I repeat, it is a manageable risk to embrace mitigation strategies. I will advocate that approach, and you can advocate waiting for a 99% certain mitigation solution. We can talk about what ended up working out in 2040.
You must be joking, Maurizio. There are many positive ways of mitigation. Even the army uses them. Solar, wind and energy efficiency are some of them.
If you can’t quantify it, you don’t understand it.
“Solar, wind and energy efficiency” will not have any discernible effect on global temperatures, and will not prevent CO2 levels from reaching any level that you care to name.
Because you say so?
That’s ridiculous. Any fuel not burnt causes less CO2 emissions.

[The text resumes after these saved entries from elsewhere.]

# KushalChaudhari-16/Medical-Image-Denoising-Using-Diffusion

Measured on AMD Instinct MI355X. Metric: denoised images/sec, 256x256 x50 DDIM steps, higher is better.
Workload: dtype f32 (split-fp16 x3 MFMA, fp32 accumulate); 1 GPU; batch=8/GPU 256x256 grayscale, 50-iteration reverse loop (noise_steps=50, inference_steps=50), random-init 12.8M-param UNet (BASELINE.json configs[1]); batch_per_gpu=8, global_batch=8, parallelism=single, collective=none

## Files before the change

include/midd.h:

```cpp
#ifndef MIDD_H
#define MIDD_H

#include <stddef.h>
#include <stdint.h>

#ifdef __cplusplus
extern "C" {
#endif

#define MI_OK            0
#define MI_EINVAL       -1
#define MI_ESTATE       -2
#define MI_EHIP         -3
#define MI_ENOMEM       -4
#define MI_ERANGE       -5

#define MI_STATUS_NONFINITE   1
#define MI_STATUS_FP16_RANGE  2

#define MI_MAX_LEVELS    8

#define MI_VARIANT_DDIM  0
#define MI_VARIANT_CDDPM 1

#define MI_COMPUTE_F32   0
#define MI_COMPUTE_F16X3 1
#define MI_COMPUTE_F16   2
#define MI_COMPUTE_BATCH_INVARIANT 0x100

#define MI_CLAMP_EPS     1
#define MI_NO_SPLIT      2

typedef struct mi_plan mi_plan;

typedef struct mi_unet_cfg {
    int32_t in_channels;
    int32_t model_channels;
    int32_t num_levels;
    int32_t channel_mult[MI_MAX_LEVELS];
    int32_t num_res_blocks;
    int32_t num_attention_levels;
    int32_t attention_levels[MI_MAX_LEVELS];
    int32_t time_emb_dim;
    int32_t variant;
    int32_t compute_mode;
} mi_unet_cfg;

int mi_unet_plan_create(const mi_unet_cfg* cfg, mi_plan** out);

int mi_unet_load_weights(mi_plan* plan, const char* key, const float* data,
                         const int64_t* shape, int ndim);

int mi_unet_num_weights(const mi_plan* plan);
const char* mi_unet_weight_name(const mi_plan* plan, int index);

int mi_unet_finalize(mi_plan* plan, int time_rows);

size_t mi_workspace_bytes(mi_plan* plan, int B, int H, int W);

int mi_unet_forward(mi_plan* plan, const float* x, const float* condition, const int32_t* t,
                    float* eps, int B, int H, int W,
                    void* workspace, size_t workspace_bytes, void* stream);

int mi_denoise(mi_plan* plan, const float* noisy, float* x_out, int B, int H, int W,
               const int32_t* t_list, int n_iters,
               const float* beta, const float* alpha, const float* alpha_hat, int noise_steps,
               const float* step_noise, int flags,
               void* workspace, size_t workspace_bytes, void* stream);

int mi_denoise_seeded(mi_plan* plan, const float* noisy, float* x_out, int B, int H, int W,
                      const int32_t* t_list, int n_iters,
                      const float* beta, const float* alpha, const float* alpha_hat, int noise_steps,
                      uint64_t seed, int64_t sample_offset, int flags,
                      void* workspace, size_t workspace_bytes, void* stream);

int mi_denoise_slots(mi_plan* plan, const float* cond, float* x, int B, int H, int W,
                     const int32_t* t_rows, int n_rows, const int32_t* iter_base, const int64_t* sample_index,
                     const float* beta, const float* alpha, const float* alpha_hat, int noise_steps,
                     const float* step_noise, int seeded, uint64_t seed, int flags,
                     void* workspace, size_t workspace_bytes, void* stream);

int mi_denoise_slots_virtual(mi_plan* plan, const float* cond, float* x, int B, int H, int W,
                             const int32_t* t_rows, int n_rows, const int32_t* iter_base, const int64_t* sample_index,
                             const int64_t* member, const uint32_t* frame,
                             const float* beta, const float* alpha, const float* alpha_hat, int noise_steps,
                             const float* step_noise, int seeded, uint64_t seed, int flags,
                             void* workspace, size_t workspace_bytes, void* stream);
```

Are we talking kindergarten here?
I don’t know of any mitigation initiative currently in progress that might noticeably change world temperatures. Do you?
Any additional CO2 emission is heating up the planet. You cannot deny the greenhouse effect of CO2. So any savings in CO2 emissions is avoiding more global warming. Maurizio, don’t get hair-splitting. That kind of propaganda is just not adding up.
Great article again: Doubt is Their Product. Denialism from Tobacco to Climate Change
You are talking just in theory. If you want things to add up, mitigation should happen in practice (ie efforts should correspond to results). That’s the job for the COP rounds and they’ve repeatedly and spectacularly failed. If you think that’s propaganda …
Do I get you right, Maurizio? You are denying that Solar and wind energy as well as energy efficiency would mitigate CO2 emissions and within global warming? Is that what you want to tell us?
As I said go for it, develop, test, implement, the works.
The question is not if each mitigation techniques works, but by how much and for what cost.
Wind energy is already cheaper than coal. Solar is cheaper than nuclear. That’s the cost.
If that is so, then why are the taxpayers massively subsidizing wind and solar, even on Maui, where residential electricity is a whopping $0.38/kW-hr?
The problem ain’t what you don’t know, Charles, it’s what you know that ain’t so.
Fact is that fossil fuels are getting a multiple in subsidies than renewables.